The check bore the name of a major life-insurance company. The claim on Markowitz's death should have taken two months not two weeks. He wondered if she had facilitated the speed of the check with her computer-hacking skills or her gun.

"That'll buy a lot of computer equipment," she said. "So, do we have a deal?"

It was hard to picture her even in temporary tandem with another human being, let alone a partnership. She hardly acknowledged that there might be one or two other officers on the same police force.

She was always such a loner, said Louis Markowitz's letter which Charles had opened on the day the body was found. She never hung out in cop bars, never saw the sad, mean side of burn-out. She keeps company with machines.

When Louis Markowitz had given him the letter to hold against that day, Charles had felt honored, but curious, too. Why him, why not Rabbi Kaplan or someone else he had known longer?

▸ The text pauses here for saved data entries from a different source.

__device__ __forceinline__ bool tridiag_eigh(double* A, double* Q, double* X, int n, int ld, TriShared* ts, double orth_tol) {
    const int tid = threadIdx.x, nt = blockDim.x, lane = tid & 63, wave = tid >> 6;
    if (n == 1) {
        if (tid == 0) { ts->lam[0] = A[0]; A[0] = 1.0; }
        __syncthreads();
        return true;
    }
    if (ld != kTriLd) return false;
    TSTAMP_INIT
    if (tid == 0) ts->bad = 0;
    __syncthreads();
    TSTAMP(0);
    householder_phase(A, Q, n, ts);
    TSTAMP(1);
    __syncthreads();
    TSTAMP(2);
    {
        const double dl = lane < n ? ts->d[lane] : 0.0, el = lane < n ? ts->e[lane] : 0.0;
        double an = fmax(fabs(dl), fabs(el));
#pragma unroll
        for (int off = 32; off > 0; off >>= 1) an = fmax(an, __shfl_xor(an, off, 64));
        double sc = 1.0;
        if (an > 0.0 && an < 1e300) { int ex; (void)frexp(an, &ex); sc = ldexp(1.0, -ex); }
        const double ds = dl * sc, es = el * sc;
        const double em = lane > 0 && lane < n ? ts->e[lane - 1] * sc : 0.0;
        const double rad = fabs(em) + (lane + 1 < n ? fabs(es) : 0.0);
        double gl = lane < n ? ds - rad : 1e300, gu = lane < n ? ds + rad : -1e300;
#pragma unroll
        for (int off = 32; off > 0; off >>= 1) {
            gl = fmin(gl, __shfl_xor(gl, off, 64));
            gu = fmax(gu, __shfl_xor(gu, off, 64));
        }
        __syncthreads();
        if (wave == 0) {
            if (lane < n) { ts->d[lane] = ds; ts->e[lane] = es; ts->de[lane] = make_double2(ds, em * em); }
            else ts->de[lane] = make_double2(8.0, 0.0);
            if (lane < 8) ts->de[kTriMax + lane] = make_double2(8.0, 0.0);
            if (lane == 0) {
                if (!(an < 1e300)) ts->bad = 1;
                ts->scale = sc;
                const double bn = fmax(fabs(gl), fabs(gu));
                const double pad = 4.0 * n * 2.220446049250313e-16 * bn + 1e-290;
                ts->gl = gl - pad;
                ts->gu = gu + pad;
            }
        }
    }
    __syncthreads();
    TSTAMP(3);
    if (ts->bad) return false;
    if (tid < 8 * kTriMax && wave * 8 < n) {
        const int i = tid >> 3, t = tid & 7;
        const int nblocks = (n + 7) >> 3;
        double lo = ts->gl, hi = ts->gu;
        const double frac = (double)(t + 1) * (1.0 / 9.0);
        for (int it = 0; it < 20; ++it) {
            const double x = fma(hi - lo, frac, lo);
            const int c = sturm_count(ts, nblocks, x);
            double nlo = c <= i ? x : lo, nhi = c > i ? x : hi;
            nlo = hw_max_f64(nlo, mov_dpp64<0xB1>(nlo)); nhi = hw_min_f64(nhi, mov_dpp64<0xB1>(nhi));
            nlo = hw_max_f64(nlo, mov_dpp64<0x4E>(nlo)); nhi = hw_min_f64(nhi, mov_dpp64<0x4E>(nhi));
            nlo = hw_max_f64(nlo, mov_dpp64<0x141>(nlo)); nhi = hw_min_f64(nhi, mov_dpp64<0x141>(nhi));
            lo = nlo;
            hi = nhi;
        }
        if (i < n && t == 0) ts->lam[i] = 0.5 * (lo + hi);
    }
    __syncthreads();
    TSTAMP(4);
    const double tiny = 1e-290;
    double* Xc = X + (lane < n ? lane : 0);
    double* Ac = A + (lane < n ? lane : 0);
    const double lamb = ts->lam[lane < n ? lane : 0];
    if (wave == 0 && lane < n) {
        double q = ts->de[0].x - lamb;
        Xc[0] = q;
        for (int j0 = 1; j0 < n; j0 += 8) {
            double2 r[8];
#pragma unroll
            for (int u = 0; u < 8; ++u) r[u] = ts->de[j0 + u];
#pragma unroll
            for (int u = 0; u < 8; ++u) {
                if (j0 + u < n) {
                    if (fabs(q) < tiny) q = -tiny;
                    q = fma(-r[u].y, nr_rcp(q), r[u].x - lamb);
                    Xc[(j0 + u) * ld] = q;
                }
            }
        }
    } else if (wave == 1 && lane < n) {
        double r = ts->de[n - 1].x - lamb;
        if (fabs(r) < tiny) r = -tiny;
        double ir = nr_rcp(r);
        Ac[(n - 1) * ld] = ir;
        for (int j0 = n - 2; j0 >= 0; j0 -= 8) {
            double dj[8], e2[8];
#pragma unroll
            for (int u = 0; u < 8; ++u) {
                const int j = j0 - u >= 0 ? j0 - u : 0;
                dj[u] = ts->de[j].x;
                e2[u] = ts->de[j + 1].y;
            }
#pragma unroll
            for (int u = 0; u < 8; ++u) {
                if (j0 - u >= 0) {
                    r = fma(-e2[u], ir, dj[u] - lamb);
                    if (fabs(r) < tiny) r = -tiny;
                    ir = nr_rcp(r);
                    Ac[(j0 - u) * ld] = ir;
                }
            }
        }
    }
    __syncthreads();
    int kk = n - 1;
    if (wave < 2 && lane < n) {
        double gbest = fabs(Xc[(n - 1) * ld]);
        for (int j0 = n - 2; j0 >= 0; j0 -= 8) {
            double g[8];
#pragma unroll
            for (int u = 0; u < 8; ++u) {
                const int j = j0 - u >= 0 ? j0 - u : 0;
                g[u] = fabs(fma(-ts->de[j + 1].y, Ac[(j + 1) * ld], Xc[j * ld]));
            }
#pragma unroll
            for (int u = 0; u < 8; ++u)
                if (j0 - u >= 0 && g[u] <= gbest) { gbest = g[u]; kk = j0 - u; }
        }
    }
    __syncthreads();
    if (wave == 0 && lane < n) {
        double z = 1.0, nrm2 = 1.0;
        for (int j0 = n - 2; j0 >= 0; j0 -= 8) {
            double f[8];
#pragma unroll
            for (int u = 0; u < 8; ++u) {
                const int j = j0 - u >= 0 ? j0 - u : 0;
                double qq = Xc[j * ld];
                if (fabs(qq) < tiny) qq = -tiny;
                f[u] = -(ts->e[j] * nr_rcp(qq));
            }
#pragma unroll
            for (int u = 0; u < 8; ++u) {
                if (j0 - u >= 0 && j0 - u < kk) {
                    z = f[u] * z;
                    Xc[(j0 - u) * ld] = z;
                    nrm2 = fma(z, z, nrm2);
                }
            }
        }
        Xc[kk * ld] = 1.0;
        ts->praw[lane] = nrm2;
    } else if (wave == 1 && lane < n) {
        double z = 1.0, nrm2 = 0.0;
        for (int j0 = 0; j0 + 1 < n; j0 += 8) {
            double f[8];
#pragma unroll
            for (int u = 0; u < 8; ++u) {
                const int j = j0 + u + 1 < n ? j0 + u : 0;
                f[u] = -(ts->e[j] * Ac[(j + 1) * ld]);
            }
#pragma unroll
            for (int u = 0; u < 8; ++u) {
                if (j0 + u + 1 < n && j0 + u >= kk) {
                    z = f[u] * z;
                    Xc[(j0 + u + 1) * ld] = z;
                    nrm2 = fma(z, z, nrm2);
                }
            }
        }
        ts->uq[lane] = nrm2;
    }
    __syncthreads();
    if (tid < n) {
        const double nrm2 = ts->praw[tid] + ts->uq[tid];
        const bool ok = nrm2 > 0.0 && nrm2 < 1e300;
        ts->inv[tid] = nr_rsqrt(ok ? nrm2 : 1.0);
        if (!ok) ts->bad = 1;
    }
    __syncthreads();
    TSTAMP(5);
    {
        double worst = 0.0;
        bool bad = false;
        for (int e0 = tid; e0 < n * n; e0 += nt) {
            const int j = e0 / n, i = e0 - j * n;
            const double x0 = X[j * ld + i];
            const double xm = j > 0 ? ts->e[j - 1] * X[(j - 1) * ld + i] : 0.0;
            const double xp = j + 1 < n ? ts->e[j] * X[(j + 1) * ld + i] : 0.0;
            const double tx = fma(ts->d[j] - ts->lam[i], x0, xm + xp) * ts->inv[i];
            bad = bad || !(fabs(tx) <= 1e-10);
        }
        const int jj = lane & 15, g = lane >> 4;
        const int tiles = (n + 15) >> 4;
        for (int t = wave; t < tiles * tiles; t += nt >> 6) {
            const int a0 = (t / tiles) * 16, b0 = (t - (t / tiles) * tiles) * 16;
            if (b0 > a0) continue;
            const bool aok = a0 + jj < n, bok = b0 + jj < n;
            const int ai = aok ? a0 + jj : 0, bi = bok ? b0 + jj : 0;
            const double sa = ts->inv[ai], sb = ts->inv[bi];
            tri_v4f64 acc = {0.0, 0.0, 0.0, 0.0};
            for (int k0 = 0; k0 < n; k0 += 16) {
                double a[4], b[4];
#pragma unroll
                for (int u = 0; u < 4; ++u) {
                    const bool kok = k0 + 4 * u + g < n;
                    const int k = kok ? k0 + 4 * u + g : 0;
                    a[u] = X[k * ld + ai] * sa;
                    b[u] = X[k * ld + bi] * sb;
                    if (!(aok && kok)) a[u] = 0.0;
                    if (!(bok && kok)) b[u] = 0.0;
                }
#pragma unroll
                for (int u = 0; u < 4; ++u) acc = __builtin_amdgcn_mfma_f64_16x16x4f64(a[u], b[u], acc, 0, 0, 0);
            }
#pragma unroll
            for (int r = 0; r < 4; ++r) {
                const int row = a0 + g + 4 * r, col = b0 + jj;
                if (row < n && col < n) worst = fmax(worst, fabs(acc[r] - (row == col ? 1.0 : 0.0)));
            }
        }
        if (bad) worst = 1e300;
#pragma unroll
        for (int off = 32; off > 0; off >>= 1) worst = fmax(worst, __shfl_xor(worst, off, 64));
        if (lane == 0) ts->red[wave] = worst;
        __syncthreads();
        worst = 0.0;
        for (int w = 0; w < nt / 64; ++w) worst = fmax(worst, ts->red[w]);
        TSTAMP(6);
        if (ts->bad || !(worst <= orth_tol)) return false;
    }
    mfma_mm<true, false>(A, Q, X, n, n, n, ld, ts->inv);
    if (tid < n) ts->lam[tid] /= ts->scale;
    __syncthreads();
    TSTAMP(7);
    return true;
}
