void Smoother::build_row_tables() {
    const size_t nr = lp.rows.size();
    h_rhs.assign(nr * 2, 0.0);
    rhs_tables.clear();
    Selection all;
    for (size_t k = 0; k < nr; ++k) all.add(lp.rows[k], &h_rhs[2 * k]);
    make_table(all, edge);
    MovingSides moving = moving_sides(topo, lp);
    dyn_mask = std::move(moving.dyn_mask);
    if (opt.inner != TM_INNER_RELAX) return;
    Selection nf;
    for (size_t k : moving.nf_rows) nf.add(lp.rows[k], &h_rhs[2 * k]);
    make_table(nf, edge_nf);
    if (fuse_pairs && has_hooks && !lp.ghost_rows.empty()) {
        Selection sel = nf;
        sel.add_static(lp.ghost_rows);
        make_table(sel, edge_nf_g);
    }
    if (!triples_coupled) return;
    RunTable level[3];
    for (int lev = 0; lev < 3; ++lev) {
        const std::vector<PlanRow> zone = zone_rows(topo, lp, dyn_mask, lev);
        Selection sl = nf;
        for (const PlanRow& z : zone) sl.add(z, zero_rhs);
        if (lev == 0) sl.add_static(lp.ghost_rows2);
        if (lev == 1) sl.add_static(lp.ghost_rows);
        level[lev] = make_table(sl, edge_L[lev]);
    }
    levels_fused = true;
    if (const char* e = std::getenv("TM_LEVELS_FUSED")) levels_fused = std::atoi(e) != 0;
    if (!levels_fused) return;
    int LEVEL_STRIP = 60;
    if (const char* e = std::getenv("TM_LEVEL_STRIP")) LEVEL_STRIP = std::max(4, std::atoi(e));
    const std::vector<EdgeRun>* const runs[3] = {&level[0].runs, &level[1].runs, &level[2].runs};
    const StripPlan plan = build_strip_plan(runs, level[2].where, LEVEL_STRIP);
    fused_levels.nstrips = plan.nstrips;
    fused_levels.tasks = static_cast<const LevelTask*>(upload_table(plan.tasks.data(), plan.tasks.size() * sizeof(LevelTask)));
    fused_levels.off = static_cast<const int32_t*>(upload_table(plan.off.data(), plan.off.size() * 4));
    if (std::getenv("TM_DEBUG_RUNS"))
        std::fprintf(stderr, "[tm] fused level kernel: %d strips, %zu wave tasks (level tables: %d / %d / %d rows)\n", fused_levels.nstrips, plan.tasks.size(),
                     edge_L[0].nrows, edge_L[1].nrows, edge_L[2].nrows);
}
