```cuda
constexpr int BWD2_CTAS = 5;
constexpr int BWD2_THREADS = 256, BWD2_WARPS = BWD2_THREADS / 32;
template <int RGB, bool TEXGRAD, int TS, int NC = 3, bool GEOM = true, bool PRE = false, typename IdxT = uint16_t>
__global__ void __launch_bounds__(BWD2_THREADS, BWD2_CTAS) k_raster_bwd2(const float* __restrict__ rec_all, const float* __restrict__ textures,
                                                        const float* __restrict__ colors_hi,
                                                        const float* __restrict__ aggrs, const float* __restrict__ grad_images,
                                                        float* __restrict__ grad_faces, float* __restrict__ grad_tex, Consts K,
                                                        PairBuf pb) {
    constexpr int NPL = NC + 1, NV = 2 * NPL + 2;
    __shared__ float s_pix[NV][TS * TS];
    __shared__ float s_xp[TS], s_yp[TS];
    constexpr int NP = TS * TS;
    const int tid = threadIdx.x, lane = tid & 31, warp = tid >> 5;
    const int b = blockIdx.z;
    const int S = K.S, F = K.F;
    const size_t tile_id = ((size_t)b * gridDim.y + blockIdx.y) * gridDim.x + blockIdx.x;
    const int32_t head = __ldg(pb.tile_head + tile_id);
    if (head < 0) return;
    const int x0 = blockIdx.x * TS, y0 = blockIdx.y * TS;
    if (GEOM) {
        if (tid < TS) s_xp[tid] = pixel_coord(x0 + tid, S);
        else if (tid < 2 * TS) s_yp[tid - TS] = pixel_coord(S - 1 - (y0 + tid - TS), S);
    }
    for (int pi = tid; pi < NP; pi += BWD2_THREADS) {
        const int px = x0 + (pi % TS), py = y0 + (pi / TS);
        const size_t np = (size_t)S * S;
        float v[NV];
#pragma unroll
        for (int k = 0; k < NV; ++k) v[k] = (k == NV - 2) ? 1.f : 0.f;
        if (px < S && py < S) {
            const size_t p = (size_t)py * S + px;
            if (K.aa) {
                const size_t nq = (size_t)K.IS * K.IS;
                const size_t q = (size_t)(py >> 1) * K.IS + (px >> 1);
#pragma unroll
                for (int k = 0; k < NPL; ++k) v[k] = __ldg(grad_images + ((size_t)b * NPL + k) * nq + q) * 0.25f;
            } else {
#pragma unroll
                for (int k = 0; k < NPL; ++k) v[k] = __ldg(grad_images + ((size_t)b * NPL + k) * np + p);
            }
#pragma unroll
            for (int k = 0; k < NPL; ++k) v[NPL + k] = __ldg(colors_hi + ((size_t)b * NPL + k) * np + p);
            v[NV - 2] = __ldg(aggrs + ((size_t)b * 2 + 0) * np + p);
            v[NV - 1] = __ldg(aggrs + ((size_t)b * 2 + 1) * np + p);
        }
#pragma unroll
        for (int k = 0; k < NV; ++k) s_pix[k][pi] = v[k];
    }
    __syncthreads();
    const float* tex_img = textures + (size_t)(b / K.tex_div) * K.tex_bs;
    float* gtex_img = TEXGRAD ? grad_tex + (size_t)(b / K.tex_div) * K.tex_bs : nullptr;
    float* gf_img = grad_faces + (size_t)b * F * 9;
    const float* rec_img = GEOM ? rec_all + (size_t)b * F * REC_F : nullptr;
    auto prefetch_face = [&](int f) {
        if (lane >= 1 && lane < 4) asm volatile("prefetch.global.L1 [%0];" ::"l"(rec_img + (size_t)f * REC_F + 8 * lane));
    };

    float acc[9];
#pragma unroll
    for (int k = 0; k < 9; ++k) acc[k] = 0.f;
    int cur_f = -1;
    auto flush = [&]() {
        if (GEOM && cur_f >= 0) {
#pragma unroll
            for (int k = 0; k < 9; ++k) acc[k] = warp_sum(acc[k]);
            if (lane < 9) {
                float v = acc[0];
#pragma unroll
                for (int k = 1; k < 9; ++k) v = (lane == k) ? acc[k] : v;
                if (v != 0.f) red_add_global(gf_img + (size_t)cur_f * 9 + lane, v);
            }
#pragma unroll
            for (int k = 0; k < 9; ++k) acc[k] = 0.f;
        }
    };

    uint32_t seg = (uint32_t)head;
    while (seg != SEG_NONE) {
        const uint32_t NB = __ldg(pb.blk_hdr + seg), next = __ldg(pb.blk_hdr + seg + 1);
        const uint32_t per = (NB + BWD2_WARPS - 1) / BWD2_WARPS;
        const uint32_t kbeg = min(NB, warp * per), kend = min(NB, kbeg + per);
        const uint32_t* hdrs = pb.blk_hdr + seg + 2;
        uint32_t k = kbeg, kwin = kbeg;
        uint32_t hw = (kbeg + lane < kend) ? __ldg(hdrs + kbeg + lane) : 0u;
        int o = 0;
        auto plan = [&](int& f_out, bool& act_out, const float4*& src_out) -> bool {
            while (k < kend) {
                if (k >= kwin + 32u) {
// ... 8 lines not shown
                constexpr uint32_t HM = (1u << HS) - 1u;
                const int a0 = (int)(h0 >> HS) - o;
                if (a0 <= 0) { ++k; o = 0; continue; }
                const int f = (int)(h0 & HM);
                int a1 = 0, a2 = 0, a3 = 0, nchain = 1;
                if (k + 1 < wend && ((h1 >> HS) == 0 || (int)(h1 & HM) == f)) {
                    a1 = (int)(h1 >> HS); nchain = 2;
                    if (k + 2 < wend && ((h2 >> HS) == 0 || (int)(h2 & HM) == f)) {
                        a2 = (int)(h2 >> HS); nchain = 3;
                        if (k + 3 < wend && ((h3 >> HS) == 0 || (int)(h3 & HM) == f)) { a3 = (int)(h3 >> HS); nchain = 4; }
                    }
                }
                const int p1 = a0, p2 = a0 + a1, p3 = p2 + a2, p4 = p3 + a3;
                int bi, pos;
                if (lane < p1) { bi = 0; pos = lane + o; }
                else if (lane < p2) { bi = 1; pos = lane - p1; }
                else if (lane < p3) { bi = 2; pos = lane - p2; }
                else { bi = 3; pos = lane - p3; }
                f_out = f;
                act_out = lane < p4;
                src_out = pb.recs + (size_t)(seg + 2 + k + bi) * BLK_F4 + pos;
                int left = min(32, p4), i = 0;
                const int av[4] = {a0, a1, a2, a3};
#pragma unroll
                for (int q = 0; q < 4; ++q) {
                    if (i == q && q < nchain && left >= av[q]) { left -= av[q]; ++i; }
                }
                k += (uint32_t)i;
                o = (i == 0) ? o + left : ((i < nchain) ? left : 0);
                return true;
            }
            return false;
        };
        auto prefetch2 = [&](bool act, const float4* p) {
            if (act) {
                asm volatile("prefetch.global.L1 [%0];" ::"l"(p));
                asm volatile("prefetch.global.L1 [%0];" ::"l"(p + 32));
            }
        };
        int f_c = 0, f_n = 0;
        bool act_c = false, act_n = false;
        const float4 *src_c = nullptr, *src_n = nullptr;
        bool have = plan(f_c, act_c, src_c);
        if (have) prefetch2(act_c, src_c);
        if (GEOM && have) prefetch_face(f_c);
        while (have) {
            const bool have_n = plan(f_n, act_n, src_n);
            if (have_n) prefetch2(act_n, src_n);
            const int f = f_c;
            if (f != cur_f) { flush(); cur_f = f; }
            if (GEOM && have_n && f_n != f) prefetch_face(f_n);
            int pre_tix = -1;
            float pre_v[NC];
#pragma unroll
            for (int c = 0; c < NC; ++c) pre_v[c] = 0.f;
            if (act_c) {
                const float4* src = src_c;
                const float4 r0 = __ldg(src), r1 = __ldg(src + 32);
                const float D = r0.x, sdx = r0.y, sdy = r0.z, zn = r0.w;
                const uint32_t meta = __float_as_uint(r1.w);
                const int pix = TS == 16 ? (int)(meta & 0xffu) : (int)(meta & 0x3ffu);
                const int tix = TS == 16 ? (int)((meta >> 8) & 0x7fffffu) : (int)((meta >> 10) & 0x1fffffu);
                const bool front = (meta >> 31) != 0u;
                const float* sp = &s_pix[0][pix];
                float Cxy = 0.f;
                if (GEOM) {
                    const float g3 = sp[NC * NP];
                    const float one_m_a = 1 - sp[(2 * NC + 1) * NP];
                    Cxy = (one_m_a == 0.f || g3 == 0.f) ? g3 * one_m_a : g3 * __fdividef(one_m_a, fmaxf(1 - D, 1e-6f));
                }
                if (RGB == 0) {
                    if ((float)f == sp[(NV - 1) * NP]) {
                        if (TEXGRAD) {
                            float* gt = gtex_img + ((size_t)f * K.T2 + tix) * NC;
                            float g_[NC];
#pragma unroll
                            for (int c = 0; c < NC; ++c) g_[c] = sp[c * NP];
                            red_add_texel<NC>(gt, g_);
                        }
                    }
                } else if (front || K.double_side) {
                    float g[NC];
                    bool any = false;
#pragma unroll
                    for (int c = 0; c < NC; ++c) { g[c] = sp[c * NP]; any = any || g[c] != 0.f; }
                    if (any) {
                        const float s = __fdividef(D * expf((zn - sp[(NV - 1) * NP]) * K.r_gamma), sp[(NV - 2) * NP]);
                        if (s != 0.f) {
                            const size_t to = ((size_t)f * K.T2 + tix) * NC;
                            if (TEXGRAD) {
                                if (PRE) {
                                    pre_tix = tix;
#pragma unroll
                                    for (int c = 0; c < NC; ++c) pre_v[c] = s * g[c];
                                } else {
                                    float sg[NC];
#pragma unroll
                                    for (int c = 0; c < NC; ++c) sg[c] = s * g[c];
                                    red_add_texel<NC>(gtex_img + to, sg);
                                }
                            }
                            float Crgb = 0.f;
                            if (GEOM) {
#pragma unroll
                                for (int c = 0; c < NC; ++c) Crgb += g[c] * (__ldg(tex_img + to + c) - sp[(NPL + c) * NP]);
                                Crgb *= s;
                            }
                            if (GEOM && Crgb != 0.f) {
                                Cxy += __fdividef(Crgb, D);
                                const float zp = K.far_ - zn * (K.far_ - K.near_);
                                const float Cz = Crgb * K.r_gamma * K.r_nf * zp * zp;
                                const float* q = rec_img + (size_t)f * REC_F;
                                const float xp = s_xp[pix % TS], yp = s_yp[pix / TS];
                                float k0 = __ldg(q + R_INV + 0) * xp + __ldg(q + R_INV + 1) * yp + __ldg(q + R_INV + 2);
                                float k1 = __ldg(q + R_INV + 3) * xp + __ldg(q + R_INV + 4) * yp + __ldg(q + R_INV + 5);
                                float k2 = __ldg(q + R_INV + 6) * xp + __ldg(q + R_INV + 7) * yp + __ldg(q + R_INV + 8);
                                clip_bary(k0, k1, k2);
                                acc[2] += Cz * (k0 * __ldg(q + R_IZ2 + 0));
                                acc[5] += Cz * (k1 * __ldg(q + R_IZ2 + 1));
                                acc[8] += Cz * (k2 * __ldg(q + R_IZ2 + 2));
                            }
                        }
                    }
                }
                if (GEOM) {
                    Cxy *= D * (1 - D) * K.r_sigma;
                    const float q = 2 * Cxy;
                    acc[0] += q * r1.x * sdx;
                    acc[1] += q * r1.x * sdy;
                    acc[3] += q * r1.y * sdx;
                    acc[4] += q * r1.y * sdy;
                    acc[6] += q * r1.z * sdx;
                    acc[7] += q * r1.z * sdy;
                }
            }
            if (PRE && TEXGRAD && RGB == 1) {
                const bool has = pre_tix >= 0;
                if (__any_sync(0xffffffffu, has)) {
                    const uint32_t lt_ = (1u << lane) - 1u;
                    const uint32_t pm = __match_any_sync(0xffffffffu, has ? (uint32_t)pre_tix : (0x80000000u | (uint32_t)lane));
                    const bool leader = (pm & lt_) == 0u;
                    uint32_t rest = (has && leader) ? (pm & ~(1u << lane)) : 0u;
                    float sum[NC];
#pragma unroll
                    for (int c = 0; c < NC; ++c) sum[c] = pre_v[c];
                    while (__any_sync(0xffffffffu, rest != 0u)) {
                        const int src = rest ? __ffs(rest) - 1 : lane;
                        const bool take = rest != 0u;
                        rest &= rest - 1u;
#pragma unroll
                        for (int c = 0; c < NC; ++c) {
                            const float t = __shfl_sync(0xffffffffu, pre_v[c], src);
                            if (take) sum[c] += t;
                        }
                    }
                    if (has && leader) {
                        float* gt = gtex_img + ((size_t)f * K.T2 + pre_tix) * NC;
                        red_add_texel<NC>(gt, sum);
                    }
                }
            }
            f_c = f_n; act_c = act_n; src_c = src_n; have = have_n;
        }
        seg = next;
    }
    flush();
// ... 4 lines not shown
```

umr_b200/raster.py:

```python
import ctypes
import math
import os

import torch

from . import _lib

FUNC_DIST = {"hard": 0, "barycentric": 1, "euclidean": 2}
FUNC_RGB = {"hard": 0, "softmax": 1}
FUNC_ALPHA = {"hard": 0, "sum": 1, "prod": 2}
FUNC_SAMPLE = {"surface": 0, "vertex": 1}


_profile_sink = None


class _EventPair(object):

    __slots__ = ("start", "stop")

    def __init__(self):
        lib = _lib.load()
        self.start, self.stop = ctypes.c_void_p(), ctypes.c_void_p()
        _lib.check(lib.umr_event_create(ctypes.byref(self.start)), "umr_event_create")
# ... 36 lines not shown
    out = {"fwd": [], "bwd": []}
    for kind, ev in sink or []:
        out[kind].append(ev.elapsed_ms())
    if sink is not None:
        del sink[:]
    return out


PAIR_CAND_PER_PIXEL = float(os.environ.get("UMR_PAIR_CAND_PER_PIXEL", "8.0"))
FORWARD_TILE = int(os.environ.get("UMR_FORWARD_TILE", "0"))
_PAIR_MAX_GB = os.environ.get("UMR_PAIR_MAX_GB")
_pair_max = {}
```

Louis had said then, "Kathy's a special case. You deal with special cases all the time."

Indeed. Kaplan or any other man of the cloth would be a poor match for what Louis had described in his letter as an amoral savage:

When my Helen died a few years back, Kathy wanted to kill the whole world. It was all I could do to convince her it wouldn't be civil to gut the surgeon who failed Helen. When I'm dead, Commissioner Beak will bump her out of Special Crimes Section and put her on compassionate leave. Make her understand this is department policy, and Beale is not to be found in an alley strung up by his balls.

As he recalled, she had been very civilized about the forced leave. She had taken his advice on that matter with no argument, no protest at all. Why hadn't that made him suspicious? Well, obviously because he was an idiot.

He could only wonder what else had gone by him. He supposed there wasn't much point in asking her a direct question. He believed she really did like him well enough to count him as a friend, to confide in him at times, but there were limits. He would have to settle for damage control.

He looked around this perfectly ordered room. It was obvious to both of them that he needed her, even if she didn't need him, not him or any other creature on this planet. But her proposal of a partnership would cost him sleep. The things she did with other people's computers, and without their knowledge or consent.

She had a gift that would have gone begging in an era without computer technology. He marveled over the far-sighted genetic blueprint. Each encounter with a human born to a specific talent, applied or not, gave him a window on the future of all mankind. But his limited window on Kathleen Mallory was frightening. The partnership was an insane idea to be considered with the same careful thought he might give to walking through a minefield or jumping out of a perfectly good airplane. And Louis would have been the first to tell him so.